WORK TO BE COMPLETED
Copy the entries below in full, keeping them exactly as they are.

MATERIAL FOR THIS TASK
____________________
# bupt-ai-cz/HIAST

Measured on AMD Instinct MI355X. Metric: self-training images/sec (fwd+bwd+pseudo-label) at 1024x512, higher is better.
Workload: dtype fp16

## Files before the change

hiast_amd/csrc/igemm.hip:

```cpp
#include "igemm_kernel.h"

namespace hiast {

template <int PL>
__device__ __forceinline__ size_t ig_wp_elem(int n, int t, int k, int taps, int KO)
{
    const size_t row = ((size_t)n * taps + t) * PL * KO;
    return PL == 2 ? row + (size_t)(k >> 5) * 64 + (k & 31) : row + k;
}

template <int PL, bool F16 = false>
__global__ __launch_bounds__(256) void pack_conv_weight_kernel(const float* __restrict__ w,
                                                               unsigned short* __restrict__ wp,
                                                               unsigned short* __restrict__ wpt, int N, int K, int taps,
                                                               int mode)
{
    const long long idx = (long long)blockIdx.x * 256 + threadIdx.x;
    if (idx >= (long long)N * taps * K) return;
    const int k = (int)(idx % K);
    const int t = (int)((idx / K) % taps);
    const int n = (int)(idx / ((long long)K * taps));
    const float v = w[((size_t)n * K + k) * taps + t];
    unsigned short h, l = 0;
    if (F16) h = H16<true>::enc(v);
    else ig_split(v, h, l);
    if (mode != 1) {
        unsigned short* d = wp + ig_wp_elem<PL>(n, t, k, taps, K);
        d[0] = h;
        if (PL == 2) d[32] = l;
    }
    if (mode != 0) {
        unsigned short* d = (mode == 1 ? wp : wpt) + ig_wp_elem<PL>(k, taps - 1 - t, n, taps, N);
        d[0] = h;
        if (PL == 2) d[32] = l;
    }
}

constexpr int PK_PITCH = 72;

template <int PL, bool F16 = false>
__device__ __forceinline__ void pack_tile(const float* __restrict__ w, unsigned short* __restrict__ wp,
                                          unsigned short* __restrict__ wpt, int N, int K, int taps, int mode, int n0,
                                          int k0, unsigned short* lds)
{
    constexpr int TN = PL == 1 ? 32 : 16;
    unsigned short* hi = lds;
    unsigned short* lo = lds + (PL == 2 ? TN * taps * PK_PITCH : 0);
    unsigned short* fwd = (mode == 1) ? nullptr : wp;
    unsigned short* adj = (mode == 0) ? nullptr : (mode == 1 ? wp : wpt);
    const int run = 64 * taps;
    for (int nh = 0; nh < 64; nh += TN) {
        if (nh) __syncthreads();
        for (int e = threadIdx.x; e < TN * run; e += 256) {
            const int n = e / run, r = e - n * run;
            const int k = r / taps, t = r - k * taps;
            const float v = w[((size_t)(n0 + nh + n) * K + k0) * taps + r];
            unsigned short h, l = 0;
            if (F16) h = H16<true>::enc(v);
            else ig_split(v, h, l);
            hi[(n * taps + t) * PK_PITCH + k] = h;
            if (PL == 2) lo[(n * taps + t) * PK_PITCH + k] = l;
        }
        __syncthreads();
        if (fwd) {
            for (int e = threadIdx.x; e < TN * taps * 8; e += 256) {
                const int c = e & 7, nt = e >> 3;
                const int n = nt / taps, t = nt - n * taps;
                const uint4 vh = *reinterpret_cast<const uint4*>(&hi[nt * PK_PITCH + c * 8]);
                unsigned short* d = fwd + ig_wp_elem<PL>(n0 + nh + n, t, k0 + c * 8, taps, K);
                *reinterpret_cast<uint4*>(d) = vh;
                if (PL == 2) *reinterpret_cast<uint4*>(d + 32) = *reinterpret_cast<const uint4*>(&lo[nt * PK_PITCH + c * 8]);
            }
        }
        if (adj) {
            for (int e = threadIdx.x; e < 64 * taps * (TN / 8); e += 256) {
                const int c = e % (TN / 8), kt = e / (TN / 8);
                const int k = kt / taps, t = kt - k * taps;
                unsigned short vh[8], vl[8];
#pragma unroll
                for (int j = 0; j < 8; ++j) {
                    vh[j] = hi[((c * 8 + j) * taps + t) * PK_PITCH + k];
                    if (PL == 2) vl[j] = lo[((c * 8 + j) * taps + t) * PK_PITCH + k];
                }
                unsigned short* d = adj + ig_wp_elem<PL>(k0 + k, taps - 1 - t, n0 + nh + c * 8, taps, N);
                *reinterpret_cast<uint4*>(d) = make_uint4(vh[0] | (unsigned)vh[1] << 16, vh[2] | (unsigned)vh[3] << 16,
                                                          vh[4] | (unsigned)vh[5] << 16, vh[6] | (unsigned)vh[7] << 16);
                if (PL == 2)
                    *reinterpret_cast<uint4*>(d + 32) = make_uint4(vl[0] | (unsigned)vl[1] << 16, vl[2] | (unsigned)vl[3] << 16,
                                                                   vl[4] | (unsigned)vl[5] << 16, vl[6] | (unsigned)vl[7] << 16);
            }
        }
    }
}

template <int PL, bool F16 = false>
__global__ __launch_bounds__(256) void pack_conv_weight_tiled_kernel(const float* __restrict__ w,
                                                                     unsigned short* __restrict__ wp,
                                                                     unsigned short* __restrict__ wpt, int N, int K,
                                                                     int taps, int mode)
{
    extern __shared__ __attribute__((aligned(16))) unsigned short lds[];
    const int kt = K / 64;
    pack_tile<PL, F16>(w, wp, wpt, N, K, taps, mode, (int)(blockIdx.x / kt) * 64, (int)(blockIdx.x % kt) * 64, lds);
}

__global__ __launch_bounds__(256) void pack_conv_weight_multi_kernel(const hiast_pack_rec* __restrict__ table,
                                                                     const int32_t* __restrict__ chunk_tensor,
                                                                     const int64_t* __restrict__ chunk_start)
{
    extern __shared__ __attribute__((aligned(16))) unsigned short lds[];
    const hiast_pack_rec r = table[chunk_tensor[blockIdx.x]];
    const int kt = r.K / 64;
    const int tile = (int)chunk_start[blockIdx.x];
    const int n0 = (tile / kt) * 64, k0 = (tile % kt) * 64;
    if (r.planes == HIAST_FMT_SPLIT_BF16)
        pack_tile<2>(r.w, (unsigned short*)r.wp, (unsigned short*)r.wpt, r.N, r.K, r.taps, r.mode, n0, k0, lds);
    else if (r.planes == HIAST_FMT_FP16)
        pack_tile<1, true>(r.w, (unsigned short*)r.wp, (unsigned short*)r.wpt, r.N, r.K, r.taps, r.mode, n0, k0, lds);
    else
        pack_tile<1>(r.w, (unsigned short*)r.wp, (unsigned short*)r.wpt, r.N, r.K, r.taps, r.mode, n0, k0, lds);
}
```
____________________
RESPONSE TO THE EXERCISE
# bupt-ai-cz/HIAST

Measured on AMD Instinct MI355X. Metric: self-training images/sec (fwd+bwd+pseudo-label) at 1024x512, higher is better.
Workload: dtype fp16

## Files before the change

hiast_amd/csrc/igemm.hip:

```cpp
#include "igemm_kernel.h"

namespace hiast {

template <int PL>
__device__ __forceinline__ size_t ig_wp_elem(int n, int t, int k, int taps, int KO)
{
    const size_t row = ((size_t)n * taps + t) * PL * KO;
    return PL == 2 ? row + (size_t)(k >> 5) * 64 + (k & 31) : row + k;
}

template <int PL, bool F16 = false>
__global__ __launch_bounds__(256) void pack_conv_weight_kernel(const float* __restrict__ w,
                                                               unsigned short* __restrict__ wp,
                                                               unsigned short* __restrict__ wpt, int N, int K, int taps,
                                                               int mode)
{
    const long long idx = (long long)blockIdx.x * 256 + threadIdx.x;
    if (idx >= (long long)N * taps * K) return;
    const int k = (int)(idx % K);
    const int t = (int)((idx / K) % taps);
    const int n = (int)(idx / ((long long)K * taps));
    const float v = w[((size_t)n * K + k) * taps + t];
    unsigned short h, l = 0;
    if (F16) h = H16<true>::enc(v);
    else ig_split(v, h, l);
    if (mode != 1) {
        unsigned short* d = wp + ig_wp_elem<PL>(n, t, k, taps, K);
        d[0] = h;
        if (PL == 2) d[32] = l;
    }
    if (mode != 0) {
        unsigned short* d = (mode == 1 ? wp : wpt) + ig_wp_elem<PL>(k, taps - 1 - t, n, taps, N);
        d[0] = h;
        if (PL == 2) d[32] = l;
    }
}

constexpr int PK_PITCH = 72;

template <int PL, bool F16 = false>
__device__ __forceinline__ void pack_tile(const float* __restrict__ w, unsigned short* __restrict__ wp,
                                          unsigned short* __restrict__ wpt, int N, int K, int taps, int mode, int n0,
                                          int k0, unsigned short* lds)
{
    constexpr int TN = PL == 1 ? 32 : 16;
    unsigned short* hi = lds;
    unsigned short* lo = lds + (PL == 2 ? TN * taps * PK_PITCH : 0);
    unsigned short* fwd = (mode == 1) ? nullptr : wp;
    unsigned short* adj = (mode == 0) ? nullptr : (mode == 1 ? wp : wpt);
    const int run = 64 * taps;
    for (int nh = 0; nh < 64; nh += TN) {
        if (nh) __syncthreads();
        for (int e = threadIdx.x; e < TN * run; e += 256) {
            const int n = e / run, r = e - n * run;
            const int k = r / taps, t = r - k * taps;
            const float v = w[((size_t)(n0 + nh + n) * K + k0) * taps + r];
            unsigned short h, l = 0;
            if (F16) h = H16<true>::enc(v);
            else ig_split(v, h, l);
            hi[(n * taps + t) * PK_PITCH + k] = h;
            if (PL == 2) lo[(n * taps + t) * PK_PITCH + k] = l;
        }
        __syncthreads();
        if (fwd) {
            for (int e = threadIdx.x; e < TN * taps * 8; e += 256) {
                const int c = e & 7, nt = e >> 3;
                const int n = nt / taps, t = nt - n * taps;
                const uint4 vh = *reinterpret_cast<const uint4*>(&hi[nt * PK_PITCH + c * 8]);
                unsigned short* d = fwd + ig_wp_elem<PL>(n0 + nh + n, t, k0 + c * 8, taps, K);
                *reinterpret_cast<uint4*>(d) = vh;
                if (PL == 2) *reinterpret_cast<uint4*>(d + 32) = *reinterpret_cast<const uint4*>(&lo[nt * PK_PITCH + c * 8]);
            }
        }
        if (adj) {
            for (int e = threadIdx.x; e < 64 * taps * (TN / 8); e += 256) {
                const int c = e % (TN / 8), kt = e / (TN / 8);
                const int k = kt / taps, t = kt - k * taps;
                unsigned short vh[8], vl[8];
#pragma unroll
                for (int j = 0; j < 8; ++j) {
                    vh[j] = hi[((c * 8 + j) * taps + t) * PK_PITCH + k];
                    if (PL == 2) vl[j] = lo[((c * 8 + j) * taps + t) * PK_PITCH + k];
                }
                unsigned short* d = adj + ig_wp_elem<PL>(k0 + k, taps - 1 - t, n0 + nh + c * 8, taps, N);
                *reinterpret_cast<uint4*>(d) = make_uint4(vh[0] | (unsigned)vh[1] << 16, vh[2] | (unsigned)vh[3] << 16,
                                                          vh[4] | (unsigned)vh[5] << 16, vh[6] | (unsigned)vh[7] << 16);
                if (PL == 2)
                    *reinterpret_cast<uint4*>(d + 32) = make_uint4(vl[0] | (unsigned)vl[1] << 16, vl[2] | (unsigned)vl[3] << 16,
                                                                   vl[4] | (unsigned)vl[5] << 16, vl[6] | (unsigned)vl[7] << 16);
            }
        }
    }
}

template <int PL, bool F16 = false>
__global__ __launch_bounds__(256) void pack_conv_weight_tiled_kernel(const float* __restrict__ w,
                                                                     unsigned short* __restrict__ wp,
                                                                     unsigned short* __restrict__ wpt, int N, int K,
                                                                     int taps, int mode)
{
    extern __shared__ __attribute__((aligned(16))) unsigned short lds[];
    const int kt = K / 64;
    pack_tile<PL, F16>(w, wp, wpt, N, K, taps, mode, (int)(blockIdx.x / kt) * 64, (int)(blockIdx.x % kt) * 64, lds);
}

__global__ __launch_bounds__(256) void pack_conv_weight_multi_kernel(const hiast_pack_rec* __restrict__ table,
                                                                     const int32_t* __restrict__ chunk_tensor,
                                                                     const int64_t* __restrict__ chunk_start)
{
    extern __shared__ __attribute__((aligned(16))) unsigned short lds[];
    const hiast_pack_rec r = table[chunk_tensor[blockIdx.x]];
    const int kt = r.K / 64;
    const int tile = (int)chunk_start[blockIdx.x];
    const int n0 = (tile / kt) * 64, k0 = (tile % kt) * 64;
    if (r.planes == HIAST_FMT_SPLIT_BF16)
        pack_tile<2>(r.w, (unsigned short*)r.wp, (unsigned short*)r.wpt, r.N, r.K, r.taps, r.mode, n0, k0, lds);
    else if (r.planes == HIAST_FMT_FP16)
        pack_tile<1, true>(r.w, (unsigned short*)r.wp, (unsigned short*)r.wpt, r.N, r.K, r.taps, r.mode, n0, k0, lds);
    else
        pack_tile<1>(r.w, (unsigned short*)r.wp, (unsigned short*)r.wpt, r.N, r.K, r.taps, r.mode, n0, k0, lds);
}
```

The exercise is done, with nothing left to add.